Sorry i can't give you a yes or no on this one but its just like any question about calling. Try it out and see what works for you and then after you do that for awhile you will have to mix it up once again haha.


----------



## youngdon (Mar 10, 2010)

I can't give a definitive yes or no either as I normally 95% of the time use distress calls the other 5% is split between a howling call 4.9% and calling someone who wasn't ready to go when they said they would be .1%.

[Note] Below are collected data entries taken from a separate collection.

template <int WIDTH>
__global__ __launch_bounds__(RING_THREADS) void flagger_ring_kernel(const FusedParams p)
{
    constexpr int R = 64, W = WIDTH, H = WIDTH / 2;
    constexpr int G = RING_G, NSLOT = RING_NSLOT, STEPS = 64, NCHUNK = STEPS / G;
    constexpr int K = NSLOT / G;
    constexpr int PER_CHUNK = G / 2;
    static_assert(W % 2 == 1 && W <= 13 && 2 * H <= G * 3, "merging median only");
    typedef __attribute__((address_space(3))) void lds_void;
    extern __shared__ __attribute__((aligned(16))) char lds[];
    const int tid = threadIdx.x, lane = tid & 63;
    const int wave = __builtin_amdgcn_readfirstlane(tid >> 6);
    const int C = p.channels;
    double *list = (double *)(lds + RingLayout::RING_BYTES) + wave * RING_LIST_DOUBLES;
    int *ctrl = (int *)(lds + RingLayout::RING_BYTES + RingLayout::LIST_BYTES);
    const unsigned lds_base = (unsigned)(size_t)(lds_void *)lds;

    const int q = wave & 3, par = wave >> 2;
    const int rl = lane >> 2;
    const int chunk16 = (lane & 3) ^ ((rl >> 2) & 3);
    const size_t row_bytes = (size_t)p.vis_stride * 8;
    const unsigned lane_off = (unsigned)((size_t)(16 * q + rl) * 64 * row_bytes + (size_t)chunk16 * 16);
    const int pp = wave >> 1, hh = wave & 1;
    const int l16 = lane & 15;
    const unsigned rd_off = (lane >> 4) * 1024 + l16 * 64 + ((pp ^ ((l16 >> 2) & 3)) * 16) + 8 * hh;
    typedef const __attribute__((address_space(3))) char lds_cchar;
    typedef const __attribute__((address_space(3))) unsigned long long lds_cu64;
    lds_cchar *lds3 = (lds_cchar *)(lds_void *)lds;

    unsigned long long run_src = 0;
    const unsigned long long rb2 = 2 * (unsigned long long)row_bytes;
    const unsigned piece_base = __builtin_amdgcn_readfirstlane(lds_base + q * 1024);
    auto issue = [&](int slot) {
        unsigned pb = piece_base;
        asm volatile("" : "+s"(pb));
        const unsigned dst = pb + (unsigned)(slot + par) * RING_SLOT_BYTES;
        unsigned keep;
        asm volatile("s_mov_b32 %0, m0\n\ts_mov_b32 m0, %3\n\ts_nop 0\n\t"
                     "global_load_lds_dwordx4 %1, %2\n\ts_mov_b32 m0, %0"
                     : "=&s"(keep) : "v"(lane_off), "s"(run_src), "s"(dst) : "memory");
        run_src += rb2;
    };
    auto strip_base = [&](int strip) -> const char * {
        return (const char *)p.vis + (size_t)strip * (RING_STRIP * 8);
    };

    const int xcd = blockIdx.x & 7;
    const int per_list = (int)gridDim.x >> 3;
    const int t0 = p.n_static * per_list;
    auto static_strip = [&](int k) { return ring_strip_of(xcd, k * per_list + ((int)blockIdx.x >> 3)); };
    if (tid == 0) {
        int s0 = 0 < p.n_static ? static_strip(0) : ring_take(p.work, xcd, p.n_strips, t0);
        int s1 = -1;
        if (s0 >= 0) s1 = 1 < p.n_static ? static_strip(1) : ring_take(p.work, xcd, p.n_strips, t0);
        ctrl[0] = s0;
        ctrl[1] = s1;
    }
    __syncthreads();
    int cur = __builtin_amdgcn_readfirstlane(ctrl[0]), nxt = __builtin_amdgcn_readfirstlane(ctrl[1]);
    int k_strip = 0;
    auto finish = [&]() {
        if (tid == 0 && atomicAdd(&p.work[RING_WORK_DONE], 1u) == gridDim.x - 1u) {
#pragma unroll
            for (int k = RING_WORK_LIST; k <= RING_WORK_DONE; k++) p.work[k] = 0;
        }
    };
    if (cur < 0) {
        finish();
        return;
    }
#if RING_STAGGER > 0
    if ((blockIdx.x >> 3) & 1) {
#pragma unroll
        for (int i = 0; i < RING_STAGGER; i++) __builtin_amdgcn_s_sleep(127);
    }
#endif
    auto start_of = [&](int strip) -> unsigned long long {
        const unsigned long long a = (unsigned long long)strip_base(strip) + (unsigned long long)par * row_bytes;
        return ((unsigned long long)(unsigned)__builtin_amdgcn_readfirstlane((unsigned)(a >> 32)) << 32) |
               (unsigned long long)(unsigned)__builtin_amdgcn_readfirstlane((unsigned)a);
    };
    run_src = start_of(cur);
#pragma unroll
    for (int j = 0; j < NSLOT; j += 2) issue(j);
    float2 zz[2][G];
    {
        constexpr int AH0 = (K - 1) * PER_CHUNK;
        __builtin_amdgcn_s_waitcnt(0x0070 | (AH0 & 15) | ((AH0 >> 4) << 14));
        __syncthreads();
#pragma unroll
        for (int g = 0; g < G; g++) {
            const unsigned long long w = *(lds_cu64 *)(lds3 + rd_off + g * RING_SLOT_BYTES);
            zz[0][g] = make_float2(__uint_as_float((unsigned)w), __uint_as_float((unsigned)(w >> 32)));
        }
    }
    const float nanv = __builtin_nanf("");
    const float2 *visf = (const float2 *)p.vis;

I called a _friend_ last week who said he would go and when I got to his house the lights were still out, so my first call from that first stand was a raspberry call.


----------



## knapper (Feb 5, 2010)

With what I have read on this web site is what there are other types other than yotes you might drive them off. Sound reasonable?


----------



## El Gato Loco (Jan 15, 2010)

Distress always. Too many other critters out there to put all my money on a stinkin' coyote.


----------



## coyotehunter243 (Mar 4, 2010)

That's kinda the way I look at it. A lot of the places I call have cats also so I normally start with distress also. I just like seeing how everyone does it.


----------



## coyotehunter243 (Mar 4, 2010)

That's kinda the way I look at it. A lot of the places I call have cats also so I normally start with distress also. I just like seeing how everyone does it.


----------



## RoughNeck (Mar 16, 2010)

Around where we hunt it is best to start with a distress and start it out on a low volume. JMO


----------



## hassell (Feb 9, 2010)

Chris Miller said:


> Distress always. Too many other critters out there to put all my money on a stinkin' coyote.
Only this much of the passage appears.